Supplied records:
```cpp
__global__ void k_seed_init(GridParams g, int sdx, int sdy, int sdz, float4* __restrict__ seeds, float4* __restrict__ qf4,
                            uint64_t* __restrict__ keys) {
  const uint64_t i = blockIdx.x * (uint64_t)blockDim.x + threadIdx.x;
  if (i >= (uint64_t)sdx * sdy * sdz) return;
  const int x = (int)(i % sdx), y = (int)((i / sdx) % sdy), z = (int)(i / ((uint64_t)sdx * sdy));
  seeds[i] = make_float4(INFINITY, INFINITY, INFINITY, 0.f);
  const float cx = 0.5f * (float)(8 * x + min(8 * x + 8, g.dims[0])), cy = 0.5f * (float)(8 * y + min(8 * y + 8, g.dims[1])),
              cz = 0.5f * (float)(8 * z + min(8 * z + 8, g.dims[2]));
  qf4[i] = make_float4(g.origin[0] + cx * g.h, g.origin[1] + cy * g.h, g.origin[2] + cz * g.h, 1.f);
  keys[i] = kKeyInit;
}
__global__ void k_seed_gather(const uint64_t* __restrict__ keys, uint64_t n, ShardIndex si, const float4* __restrict__ pts4,
                              float4* __restrict__ seeds) {
  const uint64_t i = blockIdx.x * (uint64_t)blockDim.x + threadIdx.x;
  if (i >= n) return;
  const uint64_t k = keys[i];
  const uint64_t row = k == PCD_KEY_NONE ? ~0ull : shard_local_row(si, (uint32_t)k);
  if (row == ~0ull) return;
  const float4 p = pts4[row];
  seeds[i] = make_float4(p.x, p.y, p.z, __uint_as_float((uint32_t)k));
}
static pcd_status fb_seed_table(pcd_cloud* c, QueryScratch* sc, hipStream_t s) {
  if (sc->fb_seed_ok) return PCD_OK;
  const PyramidParams& py = c->pyr;
  const uint64_t n = (uint64_t)py.seed_dims[0] * py.seed_dims[1] * py.seed_dims[2];
  DevBuf<float4> qf4;
  DevBuf<uint64_t> keys;
  DevBuf<float4>& seeds = sc->fb_seed;
  PCD_TRY(seeds.reserve(n));
  PCD_TRY(qf4.reserve(n));
  PCD_TRY(keys.reserve(n));
  hipLaunchKernelGGL(k_seed_init, dim3(div_up(n, 256)), dim3(256), 0, s, c->grid, py.seed_dims[0], py.seed_dims[1],
                     py.seed_dims[2], seeds.p, qf4.p, keys.p);
  launch_fallback<0>(c, seeds.p, {qf4.p}, n, keys.p, nullptr, 0, s);
  hipLaunchKernelGGL(k_seed_gather, dim3(div_up(n, 256)), dim3(256), 0, s, keys.p, n, c->shard_index(), c->pts4.p, seeds.p);
  PCD_HIP_TRY(hipGetLastError());
  PCD_HIP_TRY(hipStreamSynchronize(s));
  sc->fb_seed_ok = true;
  return PCD_OK;
}

static pcd_status counters_ready(QueryScratch* sc, hipStream_t s) {
  if (sc->counters.p) return PCD_OK;
  PCD_TRY(sc->counters.reserve(2));
  PCD_HIP_TRY(hipMemsetAsync(sc->counters.p, 0, 2 * sizeof(NnCounters), s));
  sc->ctr_cur = 0;
  sc->ctr_next_clean = true;
  return PCD_OK;
}
enum class CtrUse { kAlternate, kClear, kClearForStats };
static pcd_status take_counters(QueryScratch* sc, CtrUse use, int collect_stats, hipStream_t s, NnCounters** ctr,
                                NnCounters** ctr_next = nullptr) {
  PCD_TRY(counters_ready(sc, s));
  const bool clean = use == CtrUse::kAlternate ? sc->ctr_next_clean : use == CtrUse::kClearForStats && !collect_stats;
  if (use == CtrUse::kAlternate) {
    sc->ctr_cur = 1 - sc->ctr_cur;
    sc->ctr_next_clean = false;
  }
  *ctr = sc->counters.p + sc->ctr_cur;
  if (ctr_next) *ctr_next = sc->counters.p + (1 - sc->ctr_cur);
  if (!clean) PCD_HIP_TRY(hipMemsetAsync(*ctr, 0, sizeof(NnCounters), s));
  return PCD_OK;
}
static void counters_left_clean(QueryScratch* sc) { sc->ctr_next_clean = true; }

static void launch_prepare(const NnCall& call, uint64_t Q, float4* qf4, uint64_t* d_keys, hipStream_t s) {
  ScopedKernelTimer t("nn_prepare", s);
// ... 67 lines not shown
    unsigned end_bit = 1;
    while (end_bit < 32 && ((uint64_t)1 << end_bit) <= (uint64_t)b.nbricks + 1) ++end_bit;
#ifndef PCD_SORT_MERGE_LIMIT
#define PCD_SORT_MERGE_LIMIT 262144
#endif
    using SortCfg = rocprim::radix_sort_config<rocprim::default_config, rocprim::default_config,
                                               rocprim::default_config, PCD_SORT_MERGE_LIMIT>;
    PCD_TRY(sort_pairs<SortCfg>(sc->tmp, k0, k1, v0, v1, (unsigned)Q, 0u, end_bit, s));
    const unsigned ntiles = div_up(Q, kBkTile);
    hipLaunchKernelGGL(k_brick_tile_count<kGroup>, dim3(ntiles), dim3(256), 0, s, k1, (uint32_t)Q, b.nbricks, sc->bk_item.p);
    hipLaunchKernelGGL(k_brick_emit<kGroup>, dim3(ntiles), dim3(256), 0, s, k1, v1, sc->bk_item.p, sc->qf4.p, carried_keys,
                       (uint32_t)Q, b.nbricks, (uint32_t)b.nb[0], (uint32_t)b.nb[1], sc->items.p, sc->qsorted.p,
                       sc->ksorted.p, sc->fb_list.p, ctr);
  }
  {
    ScopedKernelTimer t("nn_brick", s);
    const unsigned blocks = (unsigned)std::min<uint64_t>(div_up(div_up(Q, kGroup), 4) + 1, 256 * (uint64_t)g_brick_blocks_per_cu);
    int fl = (collect_stats & ~(2 | 4 | 8)) | (nn_kernel == 1 ? 2 : 0) | (nn_schedule == 1 ? 8 : 0);
    if ((collect_stats & 5) == 5) {
      PCD_TRY(sc->wave_rec.reserve(3 * (size_t)blocks * 4));
      sc->wave_rec_n = blocks * 4;
      fl |= 4;
    } else {
      sc->wave_rec_n = 0;
    }
    hipLaunchKernelGGL(k_nn_brick_clip, dim3(blocks), dim3(256), 0, s, g, c->sorted.p, c->cell_start.p, sc->qsorted.p,
                       sc->ksorted.p, sc->items.p, ctr, d_keys, sc->fb_list.p, &ctr->fb_count, fl, sc->wave_rec.p);
  }
  {
    ScopedKernelTimer t("nn_fallback", s);
    PCD_TRY(sc->fb_dense.reserve(Q));
    hipLaunchKernelGGL(k_fb_compact, dim3(div_up(fb_cap, kFbcThreads * kFbcPer)), dim3(kFbcThreads), 0, s, sc->fb_list.p,
                       &ctr->fb_count, sc->fb_dense.p, &ctr->pad[0]);
    launch_fallback<0>(c, sc->fb_seed.p, {sc->qf4.p, {}, sc->fb_dense.p, &ctr->pad[0]}, Q, d_keys, ctr, collect_stats, s);
  }
  PCD_HIP_TRY(hipGetLastError());
  if (counting) counters_left_clean(sc);
  return PCD_OK;
}

enum class NnPath { kEmptyCloud, kBruteForce, kOneLaunch, kPrepareWalk, kGrid };
static pcd_status choose_path(bool empty_cloud, int algo, uint64_t Q, int prep, NnPath* path) {
  const NnPath walk = prep == kPrepRefine ? NnPath::kPrepareWalk : NnPath::kOneLaunch;
  if (empty_cloud) *path = NnPath::kEmptyCloud;
  else if (algo == PCD_NN_BRUTEFORCE) *path = NnPath::kBruteForce;
  else if (algo == PCD_NN_FALLBACK_ONLY) *path = walk;
  else if (algo == PCD_NN_AUTO) *path = Q <= kSmallBatch ? walk : NnPath::kGrid;
  else if (algo == PCD_NN_GRID) *path = NnPath::kGrid;
  else {
    set_error("unknown nn algo %d", algo);
    return PCD_ERR_INVALID;
  }
  return PCD_OK;
}

static pcd_status nn_device(pcd_cloud* c, const NnCall& call, uint64_t Q, int algo, uint64_t* d_keys, hipStream_t s) {
  QueryScratch* sc = scratch_of(c);
  if (Q == 0) return PCD_OK;
  PCD_REQUIRE(Q < 0xFFFFFFF0ull, "more than 2^32 queries in one call");
  sc->wave_rec_n = 0;
  NnPath path;
  PCD_TRY(choose_path(c->m == 0, algo, Q, call.prep, &path));
  const int collect_stats = g_collect_stats.load();
  NnCounters* ctr;
  switch (path) {
    case NnPath::kEmptyCloud:
    case NnPath::kBruteForce:
      PCD_TRY(sc->qf4.reserve(Q));
      launch_prepare(call, Q, sc->qf4.p, d_keys, s);
      if (path == NnPath::kBruteForce) launch_bruteforce(c, sc->qf4.p, Q, d_keys, s);
      launch_finalize(Q, d_keys, s);
      break;
    case NnPath::kOneLaunch: {
      PCD_TRY(fb_seed_table(c, sc, s));
      PCD_TRY(take_counters(sc, CtrUse::kClearForStats, collect_stats, s, &ctr));
      ScopedKernelTimer t("nn_fallback", s);
      const FbQueries src{nullptr, FbFused{call.pa.q, call.pa.max_range, call.pa.mr_count, call.pa.fixed_range}};
      if (call.prep == kPrepBounded) launch_fallback<2>(c, sc->fb_seed.p, src, Q, d_keys, ctr, collect_stats, s);
      else launch_fallback<1>(c, sc->fb_seed.p, src, Q, d_keys, ctr, collect_stats, s);
      break;
    }
    case NnPath::kPrepareWalk: {
      PCD_TRY(fb_seed_table(c, sc, s));
      PCD_TRY(sc->qf4.reserve(Q));
      launch_prepare(call, Q, sc->qf4.p, d_keys, s);
      PCD_TRY(take_counters(sc, CtrUse::kClear, collect_stats, s, &ctr));
      ScopedKernelTimer t("nn_fallback", s);
      launch_fallback<0>(c, sc->fb_seed.p, {sc->qf4.p}, Q, d_keys, ctr, collect_stats, s);
      break;
    }
    case NnPath::kGrid:
      PCD_TRY(fb_seed_table(c, sc, s));
      PCD_TRY(sc->qf4.reserve(Q));
      PCD_TRY(run_grid(c, sc, Q, d_keys, s, call));
      break;
  }
  PCD_HIP_TRY(hipGetLastError());
  return PCD_OK;
}

static NnCall make_call(int prep, const pcd_cloud* c, const double* d_q, const uint8_t* d_skip = nullptr,
                        const double* d_max_range = nullptr, uint64_t mr_count = 0, double fixed_range = 0.0) {
  const BoxF box{c->bb_lo[0], c->bb_lo[1], c->bb_lo[2], c->bb_hi[0], c->bb_hi[1], c->bb_hi[2]};
  return {prep, {d_q, d_skip, box, d_max_range, mr_count, fixed_range}};
}

pcd_status nn_query_device_internal(pcd_cloud* c, const double* d_q, uint64_t Q, int algo, uint64_t* d_keys,
                                    hipStream_t s) {
  return nn_device(c, make_call(kPrepPlain, c, d_q), Q, algo, d_keys, s);
}
pcd_status nn_query_bounded_internal(pcd_cloud* c, const double* d_q, uint64_t Q, const double* d_max_range,
                                     uint64_t mr_count, double fixed_range, uint64_t* d_keys, hipStream_t s) {
  return nn_device(c, make_call(kPrepBounded, c, d_q, nullptr, d_max_range, mr_count, fixed_range), Q, PCD_NN_AUTO, d_keys, s);
}

}

using namespace pcd;

extern "C" {

// ... 72 lines not shown
  return PCD_OK;
}

pcd_status pcd_nn_set_schedule(int schedule) {
  if (schedule < 0) return PCD_OK;
  PCD_REQUIRE(schedule <= 1, "schedule must be 0 (static rounds + dynamic chunks) or 1 (static)");
  g_nn_schedule = schedule;
  return PCD_OK;
}

pcd_status pcd_nn_schedule_params(int* static_pct, int* chunk) {
  PCD_REQUIRE(static_pct && chunk, "null pointer");
  *static_pct = (int)kSchedStaticPct;
  *chunk = (int)kSchedChunk;
  return PCD_OK;
}

pcd_status pcd_nn_last_wave_records(pcd_cloud* c, uint64_t* records, uint64_t cap_waves, uint64_t* nwaves, uint64_t* nitems) {
  PCD_REQUIRE(c && nwaves && nitems, "null pointer");
  *nwaves = *nitems = 0;
  if (!c->scratch || !c->scratch->counters.p) return PCD_OK;
  QueryScratch* sc = c->scratch;
  PCD_HIP_TRY(hipSetDevice(c->device));
  PCD_HIP_TRY(hipDeviceSynchronize());
  NnCounters h;
  PCD_HIP_TRY(hipMemcpy(&h, sc->counters.p + sc->ctr_cur, sizeof h, hipMemcpyDeviceToHost));
  *nitems = h.nitems;
  *nwaves = sc->wave_rec_n;
  const uint64_t n = std::min<uint64_t>(cap_waves, sc->wave_rec_n);
  if (n && records) PCD_HIP_TRY(hipMemcpy(records, sc->wave_rec.p, n * 3 * sizeof(uint64_t), hipMemcpyDeviceToHost));
  return PCD_OK;
}

pcd_status pcd_nn_set_bookkeeping(int radix_sort) {
  g_bk_sort = radix_sort ? 1 : 0;
  return PCD_OK;
}

pcd_status pcd_nn_set_tuning(int brick_cells, int halo_cells, int collect_stats) {
  if ((brick_cells != 0 && brick_cells != kBrickCells) || (halo_cells >= 0 && halo_cells != kBrickHalo)) {
    set_error("pcd_nn_set_tuning: the brick geometry is fixed at %d cells with a halo of %d (asked for %d / %d)",
              kBrickCells, kBrickHalo, brick_cells, halo_cells);
    return PCD_ERR_UNSUPPORTED;
  }
#ifdef PCD_ABLATE
  g_collect_stats = collect_stats;
#else
  g_collect_stats = collect_stats & 5;
#endif
  return PCD_OK;
}

}
```

### colmap-pcd_amd/csrc/scratch.h

```cpp
#pragma once
#include <cstddef>

#include "cloud.h"

namespace pcd {

#ifndef PCD_SCHED_CURSOR_WORDS
#define PCD_SCHED_CURSOR_WORDS 32
#endif
constexpr int kSchedCursorWords = PCD_SCHED_CURSOR_WORDS;

struct alignas(128) NnCounters {
  unsigned long long brick_groups, staged_points, fallback_queries, fallback_points, pair_evals;
  unsigned int nitems, fb_count;
  unsigned int pad[2];
  unsigned int n_in_grid;
  unsigned int pad2[3];
  unsigned int fb_max_steps, fb_max_leaves;
  unsigned long long fb_steps, fb_leaves;
  alignas(128) unsigned int sched_cursor[8 * kSchedCursorWords];
};

static_assert(sizeof(NnCounters) % 128 == 0 && offsetof(NnCounters, sched_cursor) % 128 == 0, "cursors on line boundaries in both blocks");

struct QueryScratch {
  DevBuf<float4> qf4;
  DevBuf<uint64_t> keys;
  DevBuf<uint32_t> bk_keys, bk_vals;
  DevBuf<uint32_t> bk_item;
  DevBuf<uint32_t> bk_slot, bk_chist;
  DevBuf<uint32_t> bk_hmat;
  uint32_t bk_nslots = 0;
  DevBuf<float4> qsorted;
  DevBuf<uint64_t> ksorted;
  DevBuf<uint4> items;
  DevBuf<uint32_t> fb_list, fb_dense;
  DevBuf<float4> fb_seed;
  bool fb_seed_ok = false;
  DevBuf<NnCounters> counters;
  int ctr_cur = 0;
  bool ctr_next_clean = false;
  DevBuf<unsigned long long> wave_rec;
  uint32_t wave_rec_n = 0;
  DevBuf<char> tmp;
  DevBuf<double> d_q;
  DevBuf<uint32_t> d_idx; DevBuf<float> d_sq; DevBuf<uint8_t> d_found;
  DevBuf<double> a_mr, a_xyz, a_abcd, a_dist, a_angle, a_d2p;
  DevBuf<uint8_t> a_type;
  DevBuf<uint64_t> a_keys;
  PinnedBuf<double> h_q, h_mr;
  PinnedBuf<pcd_assoc_hit> h_hits;
  PinnedBuf<uint32_t> h_count;
  static constexpr int kStageChunks = 4;
  hipStream_t st_in = nullptr, st_comp = nullptr, st_out = nullptr, st_cnt = nullptr;
  hipEvent_t ev_in[kStageChunks] = {}, ev_comp[kStageChunks] = {}, ev_cnt[kStageChunks] = {};
  ~QueryScratch() {
    for (int k = 0; k < kStageChunks; ++k) {
      if (ev_in[k]) (void)hipEventDestroy(ev_in[k]);
      if (ev_comp[k]) (void)hipEventDestroy(ev_comp[k]);
      if (ev_cnt[k]) (void)hipEventDestroy(ev_cnt[k]);
    }
    if (st_in) (void)hipStreamDestroy(st_in);
    if (st_comp) (void)hipStreamDestroy(st_comp);
    if (st_out) (void)hipStreamDestroy(st_out);
    if (st_cnt) (void)hipStreamDestroy(st_cnt);
  }
  DevBuf<pcd_assoc_hit> d_hits;
  DevBuf<uint32_t> hit_pos, hit_count;
  DevBuf<uint32_t> nr_pass, nr_off;
  DevBuf<uint2> nr_items;
  DevBuf<unsigned long long> nr_part;
  DevBuf<char> nr_tmp;
  DevBuf<uint32_t> nr_count;
  DevBuf<double> nr_curv;
};

// ... 12 lines not shown
```

### colmap-pcd_amd/pcdhip/__init__.py

```python
import ctypes as C
import os
import subprocess

import numpy as np

_PKG = os.path.dirname(os.path.abspath(__file__))
_ROOT = os.path.dirname(_PKG)
LIB_PATH = os.environ.get("PCDHIP_LIB", os.path.join(_ROOT, "libpcdhip.so"))

PCD_OK, PCD_ERR_INVALID, PCD_ERR_NO_DEVICE, PCD_ERR_HIP, PCD_ERR_OOM, PCD_ERR_UNSUPPORTED = range(6)
NN_AUTO, NN_BRUTEFORCE, NN_FALLBACK_ONLY, NN_GRID = 0, 1, 2, 3
GATE_MAPPER_LOCAL, GATE_MAPPER_GLOBAL, GATE_CONTROLLER = 0, 1, 2
GATE_BOUNDED_SEARCH = 0x100
LIDAR_NONE, LIDAR_ICP, LIDAR_ICP_GROUND = 0, 1, 2
LIDAR_PROJ = 3
LOSS_TRIVIAL, LOSS_SOFT_L1, LOSS_CAUCHY = 0, 1, 2
LAYOUT_XYZ_NRM, LAYOUT_AOS32 = 0, 1
NORMALS_ORIENT_NONE, NORMALS_ORIENT_VIEWPOINT = 0, 1
KEY_NONE = 0x7FFFFFFFFFFFFFFF

CAMERA_MODELS = ["SIMPLE_PINHOLE", "PINHOLE", "SIMPLE_RADIAL", "RADIAL", "OPENCV", "OPENCV_FISHEYE",
                 "FULL_OPENCV", "FOV", "SIMPLE_RADIAL_FISHEYE", "RADIAL_FISHEYE", "THIN_PRISM_FISHEYE"]
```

Try it: Once you have checked every line of the material above, return the ones that hold the string "kAlternate".

Task solution:
enum class CtrUse { kAlternate, kClear, kClearForStats };
  const bool clean = use == CtrUse::kAlternate ? sc->ctr_next_clean : use == CtrUse::kClearForStats && !collect_stats;
  if (use == CtrUse::kAlternate) {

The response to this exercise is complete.